You are viewing a plain text version of this content. The canonical link for it is here.
Posted to commits@stdcxx.apache.org by se...@apache.org on 2008/03/12 23:13:22 UTC
svn commit: r636534 - /stdcxx/trunk/src/wcodecvt.cpp
Author: sebor
Date: Wed Mar 12 15:13:18 2008
New Revision: 636534
URL: http://svn.apache.org/viewvc?rev=636534&view=rev
Log:
2008-03-12 Martin Sebor <se...@roguewave.com>
STDCXX-435
* src/wcodecvt.cpp (__rw_libc_do_in): Replaces use(s) of mbsrtowcs()
with mbrtowc() to prevent reading past the end of source sequences
that aren't NUL-terminated.
Modified:
stdcxx/trunk/src/wcodecvt.cpp
Modified: stdcxx/trunk/src/wcodecvt.cpp
URL: http://svn.apache.org/viewvc/stdcxx/trunk/src/wcodecvt.cpp?rev=636534&r1=636533&r2=636534&view=diff
==============================================================================
--- stdcxx/trunk/src/wcodecvt.cpp (original)
+++ stdcxx/trunk/src/wcodecvt.cpp Wed Mar 12 15:13:18 2008
@@ -22,7 +22,7 @@
* implied. See the License for the specific language governing
* permissions and limitations under the License.
*
- * Copyright 2001-2007 Rogue Wave Software, Inc.
+ * Copyright 2001-2008 Rogue Wave Software, Inc.
*
**************************************************************************/
@@ -342,9 +342,6 @@
}
-// This returns two result codes: error and ok. The partial error result
-// is not returned because there is no way to know whether or not the
-// input sequence contains any more valid characters.

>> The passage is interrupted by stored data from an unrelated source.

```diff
-    double* sl = A.slab + (int64_t)blockIdx.x * SLAB;
-#pragma unroll
-    for (int i = 0; i < 4; ++i) slab_put<COH>(sl, P_W1 + j * 16 + 4 * qd + i, g_w1[i]);
-    if (qd == 0) slab_put<COH>(sl, P_B1 + j, g_b1);
-    slab_put<COH>(sl, P_W2 + qd * 64 + j, g_w2);
-    if (j == 0) slab_put<COH>(sl, P_B2 + qd, g_b2);
-    if (t == 0) slab_put<COH>(sl, P_N, g_loss);
+    double* slab = A.slab + (int64_t)blockIdx.x * SLAB;
+#pragma unroll
+    for (int i = 0; i < 4; ++i) slab_put<COH>(slab, P_W1 + j * 16 + 4 * qd + i, g_w1[i]);
+    if (qd == 0) slab_put<COH>(slab, P_B1 + j, g_b1);
+    slab_put<COH>(slab, P_W2 + qd * 64 + j, g_w2);
+    if (j == 0) slab_put<COH>(slab, P_B2 + qd, g_b2);
+    if (t == 0) slab_put<COH>(slab, P_N, g_loss);
 }
 
 __global__ __launch_bounds__(NT) void k_dense64_update_f64(UpdArgs64 A) { update_tiles64<false>(A); }
@@ -296,6 +362,8 @@
                 x = A.slab[e];
             v[i][u] = ok ? x : 0.0;
         }
+    g2048::Adam64Coef cf{0.0, 0.0};
+    if (A.adam && wave == 0) cf = g2048::adam64_coef((double)t, A.lr, A.b1, A.b2);
 #pragma unroll
     for (int i = 0; i < PW; ++i) {
         double r = 0.0;
@@ -312,7 +380,7 @@
         } else {
             if (A.grad) A.grad[pos] = sum;
             if (adam) {
-                const double np = g2048::adam64((double)t, A.lr, A.b1, A.b2, A.eps, sum, am, av, ap);
+                const double np = g2048::adam64_apply(cf, A.b1, A.b2, A.eps, sum, am, av, ap);
                 A.m[pos] = am;
                 A.v[pos] = av;
                 A.p[k][pos - base[k]] = np;
diff --git a/reinforcement-learning-2048_amd/csrc/g2048_mlp.hip b/reinforcement-learning-2048_amd/csrc/g2048_mlp.hip
--- a/reinforcement-learning-2048_amd/csrc/g2048_mlp.hip
+++ b/reinforcement-learning-2048_amd/csrc/g2048_mlp.hip
@@ -518,6 +518,8 @@
                 x = A.slab[e];
             r[i][u] = ok ? x : 0.f;
         }
+    g2048::AdamCoef c{};
+    if (A.adam && wave == 0) c = g2048::adam_coef((double)t, A.lr, A.b1, A.b2, A.eps);
 #pragma unroll
     for (int i = 0; i < PW; ++i) {
         float v = r[i][0];
@@ -535,7 +537,6 @@
         } else {
             if (A.grad) A.grad[pos] = sum;
             if (adam) {
-                const g2048::AdamCoef c = g2048::adam_coef((double)t, A.lr, A.b1, A.b2, A.eps);
                 const float np = g2048::adam_update(c, sum, am, av, ap);
                 A.m[pos] = am;
                 A.v[pos] = av;
diff --git a/reinforcement-learning-2048_amd/g2048/qnet.py b/reinforcement-learning-2048_amd/g2048/qnet.py
--- a/reinforcement-learning-2048_amd/g2048/qnet.py
+++ b/reinforcement-learning-2048_amd/g2048/qnet.py
@@ -339,7 +339,7 @@
         dev = next(model.parameters()).device
         n = N.load().g2048_dense64_update_f64_workspace(self.batch)
         self.workspace = torch.zeros(n, dtype=torch.float64, device=dev)
-        self._grid = min((self.batch + 63) // 64, 256)
+        self._grid = min((self.batch + 31) // 32, 256)
 
     def sync_errors(self) -> int:
         return int(self.workspace[self._grid * 1352 + 1:].view(torch.int32)[2])
```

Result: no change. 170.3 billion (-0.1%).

static _STD::codecvt_base::result
__rw_libc_do_in (_RWSTD_MBSTATE_T &state,
const char *from,
@@ -359,95 +356,59 @@
_STD::codecvt_base::result res = _STD::codecvt_base::ok;
- _RWSTD_MBSTATE_T save_state = state; // saved state before conversion
+ // compute the length of the source sequence in bytes and
+ // the size of the destination buffer in wide characters
+ _RWSTD_SIZE_T src_len = from_end - from;
+ _RWSTD_SIZE_T dst_size = to_limit - to;
+
+ // set the initial values to the source and destination pointers
+ const char* psrc = from;
+ wchar_t* pdst = to;
- _RWSTD_SIZE_T src_len = from_end - from; // source length
- _RWSTD_SIZE_T dst_len = to_limit - to; // destination length
+ while (dst_size && src_len) {
- const char* psrc = from_next ? from_next : ""; // source
- wchar_t* pdst = to_next; // destination
-
-#ifndef _RWSTD_NO_MBSRTOWCS
- // mbsrtowcs() requires the input to be a NULL-terminated string
- const _RWSTD_SIZE_T ret = mbsrtowcs (pdst, &psrc, dst_len, &state);
-#else // if defined (_RWSTD_NO_MBSRTOWCS)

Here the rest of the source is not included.